Senate Majority Leader Jeremy Miller, R-Winona, agrees there’s added uncertainty. But he said that shouldn’t get in the way of permanent tax cuts his caucus wants.

“Oil is up, gas prices are up, heating costs are up. It's really, really having an effect on family budgets in the state of Minnesota,” Miller said last week. “And we feel the best way that we can help at the state of Minnesota is putting more money in the pockets of Minnesotans.”

In divided government, as is in place in Minnesota, the most-cautious approach often wins out over the more-aggressive proposals just by default.

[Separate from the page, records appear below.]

template <int K>
__device__ __forceinline__ void leaf_down_vec(const TierItem& n, const float (&t)[K], float* region, int tri_floats) {
    const int lane = threadIdx.x & 63;
    float4 w = make_float4(0.f, 0.f, 0.f, 0.f);
    if (lane < n.s) { w.x = t[0]; if (K > 1) w.y = t[K > 1 ? 1 : 0]; if (K > 2) w.z = t[K > 2 ? 2 : 0]; if (K > 3) w.w = t[K > 3 ? 3 : 0]; }
    reinterpret_cast<float4*>(region + tri_floats)[lane] = w;
}

template <int K>
__device__ __forceinline__ void leaf_down_tail(const TierItem& n, const LeafIdx& ix, const float (&yj)[K], float* __restrict__ x_out,
                                               float* region, int tri_floats) {
    const int lane = threadIdx.x & 63, s = n.s;
    float z[K];
    tri_matvec<K>(region, region + tri_floats, s, lane, z);
    if (lane < s) {
#pragma unroll
        for (int q = 0; q < K; ++q) x_out[(size_t)ix.g * K + q] = yj[q] - z[q];
    }
    wave_lds_sync();
}

template <int K, bool UP, int W, bool NT>
__device__ __forceinline__ void leaf_phase(const TierArgs& a, int k0, int k1, const float* __restrict__ b_in, float* __restrict__ x_out,
                                           float* region, int tri_floats, long long* stamp_base) {
    const int lane = threadIdx.x & 63;
    int leaf_no = 0;
    (void)leaf_no; (void)stamp_base;
    if (k0 >= k1) return;
    constexpr int S = W;
    TierItem it = rec_unpack(rec_load(a.items, k0, lane));
    int rec_n = k0 + S < k1 ? rec_load(a.items, k0 + S, lane) : 0;
    LeafIdx ix;
    leaf_idx<UP>(a, it, lane, ix);
    for (int k = k0; k < k1; k += S) {
        float v[K];
        SpEnt e[TIER_SPE];
        float t[K];
        {
            LeafDat<K> d;
            leaf_dat<K, UP, NT>(a, it, ix, b_in, lane, d);
            if (!UP) leaf_down_head<K>(a, it, ix, d.xv, d.e, region, t);
            tri_stage<K>(d, it.s, lane, region);
#pragma unroll
            for (int q = 0; q < K; ++q) v[q] = d.v[q];
#pragma unroll
            for (int u = 0; u < TIER_SPE; ++u) e[u] = d.e[u];
        }
        if (!UP) leaf_down_vec<K>(it, t, region, tri_floats);
        wave_lds_sync();
        const bool more = k + S < k1;
        TierItem it_n = it;
        LeafIdx ix_n = ix;
        if (more) { it_n = rec_unpack(rec_n); leaf_idx<UP>(a, it_n, lane, ix_n); }
        rec_n = k + 2 * S < k1 ? rec_load(a.items, k + 2 * S, lane) : 0;
        if (UP) leaf_up_compute<K>(a, it, ix, v, e, region, tri_floats);
        else leaf_down_tail<K>(it, ix, v, x_out, region, tri_floats);
        if (leaf_no < 8) LS_STAMP(16 + leaf_no);
        ++leaf_no;
        it = it_n; ix = ix_n;
    }
}

#ifndef LS_TIER_Q
#define LS_TIER_Q 4
#endif
constexpr int TIER_Q = LS_TIER_Q;

template <bool NT>
__device__ __forceinline__ void tier_prefetch(const float4* __restrict__ col, size_t rows, int q0, int q1, float4 (&cur)[TIER_Q]) {
#pragma unroll
    for (int e = 0; e < TIER_Q; ++e) cur[e] = (q0 + e < q1) ? ld_stream4<NT>(col + (size_t)(q0 + e) * rows) : make_float4(0.f, 0.f, 0.f, 0.f);
}

__device__ __forceinline__ void tier_mv16(float v16, const float4& a, const float4& b, const float4& c, const float4& d, int n, f32x4& acc) {
    acc = mv_step<0>(v16, a.x, acc); acc = mv_step<1>(v16, a.y, acc); acc = mv_step<2>(v16, a.z, acc); acc = mv_step<3>(v16, a.w, acc);
    if (n > 1) { acc = mv_step<4>(v16, b.x, acc); acc = mv_step<5>(v16, b.y, acc); acc = mv_step<6>(v16, b.z, acc); acc = mv_step<7>(v16, b.w, acc); }
    if (n > 2) { acc = mv_step<8>(v16, c.x, acc); acc = mv_step<9>(v16, c.y, acc); acc = mv_step<10>(v16, c.z, acc); acc = mv_step<11>(v16, c.w, acc); }
    if (n > 3) { acc = mv_step<12>(v16, d.x, acc); acc = mv_step<13>(v16, d.y, acc); acc = mv_step<14>(v16, d.z, acc); acc = mv_step<15>(v16, d.w, acc); }
}

__device__ __forceinline__ void tier_mv_batch(const float* sv4, int base, int q, int q1, const float4 (&c)[TIER_Q], f32x4& acc) {
    const int lane = threadIdx.x & 63;
    const float4 z = make_float4(0.f, 0.f, 0.f, 0.f);
    if (TIER_Q == 2) tier_mv16(sv4[(4 * q - base) * 4 + lane], c[0], c[1], z, z, min(2, q1 - q), acc);
    if (TIER_Q >= 4) tier_mv16(sv4[(4 * q - base) * 4 + lane], c[0], c[1], c[TIER_Q >= 4 ? 2 : 0], c[TIER_Q >= 4 ? 3 : 0], q1 - q, acc);
    if (TIER_Q >= 8 && q + 4 < q1) tier_mv16(sv4[(4 * q + 16 - base) * 4 + lane], c[TIER_Q >= 8 ? 4 : 0], c[TIER_Q >= 8 ? 5 : 0],
                                             c[TIER_Q >= 8 ? 6 : 0], c[TIER_Q >= 8 ? 7 : 0], q1 - q - 4, acc);
}
template <bool NT>
__device__ __forceinline__ void tier_dot(const float4* __restrict__ col, size_t rows, int q0, int q1, const float* sv4, int base,
                                         float4 (&A)[TIER_Q], float4 (&B)[TIER_Q], f32x4& acc) {
    for (int q = q0; q < q1; q += 2 * TIER_Q) {
        tier_mv_batch(sv4, base, q, q1, A, acc);
        tier_prefetch<NT>(col, rows, q + 2 * TIER_Q, q1, A);
        if (q + TIER_Q < q1) tier_mv_batch(sv4, base, q + TIER_Q, q1, B, acc);
        tier_prefetch<NT>(col, rows, q + 3 * TIER_Q, q1, B);
    }
}

template <int K>
__device__ __forceinline__ void node_up_finish(const TierArgs& a, const TierItem& n, int i, int pp, const float (&acc)[K]) {
    if (i >= n.b || n.pfront_off < 0) return;
    if (n.flags & NODE_UPC) {
#pragma unroll
        for (int q = 0; q < K; ++q) a.xb[(size_t)(n.bnd_off + i) * K + q] = acc[q];
        return;
    }
    const size_t dst = ((size_t)(n.pfront_off + pp) * a.arity + n.cix) * K;
#pragma unroll
    for (int q = 0; q < K; ++q) a.slots[dst + q] = acc[q];
}

template <int K>
struct DensePre {
    float4 cur[TIER_Q];
    float v[K];
    int idx;
    int plo[4], plb[4];
    int fw0, fw1;
};

__device__ __forceinline__ void fwd_slice(const TierItem& it, int& f0, int& f1) {
    const int chunks = (max(it.s, 1) + 63) >> 6, total = chunks * it.nparts, ord = (it.row0 >> 6) * it.nparts + it.part;
    f0 = (int)((long long)it.b * ord / total);
    f1 = (int)((long long)it.b * (ord + 1) / total);
}

template <int K, bool NT>
__device__ __forceinline__ void node_up_pre(const TierArgs& a, const TierItem& it, DensePre<K>& P) {
    const int lane = threadIdx.x & 63, i = it.row0 + lane;
    const bool row = i < it.b;
    const float4* col = reinterpret_cast<const float4*>(a.u4 + it.w_off) + (row ? i : 0);
    tier_prefetch<NT>(col, (size_t)it.b, it.r0 >> 2, row ? it.r1 >> 2 : it.r0 >> 2, P.cur);
    const bool fin = it.part == 0 && row && it.pfront_off >= 0;
    P.idx = (fin && !(it.flags & NODE_UPC)) ? a.ppos[it.bnd_off + i] : 0;
    const bool inner = !(it.flags & NODE_LEAF) && a.arity == 4;
    const int j = it.r0 + lane;
    pull_indices(a, (size_t)(it.front_off + j), inner && j < it.r1 && j < it.s, P.plo);
    if (K <= 3) pull_indices(a, (size_t)(it.front_off + it.s + i), inner && fin, P.plb);
}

It’s not a budget-setting year, meaning lawmakers aren’t staring at a potential shutdown if they deadlock. And there are differences of opinion on measures that have a lasting fiscal impact versus those that have a one-time cost: Things like pandemic worker bonuses, the unemployment fund rescue and construction project matching dollars fit into that temporary column. New classroom aid, income tax rate cuts and those kinds of proposals carry into the future.

“You wouldn't go out and move out of your apartment and buy a new house with a one-time bonus, especially if you think you might lose your job next year,” Wheelock said. “You just don't make a long-term commitment with money that might not be available long term.”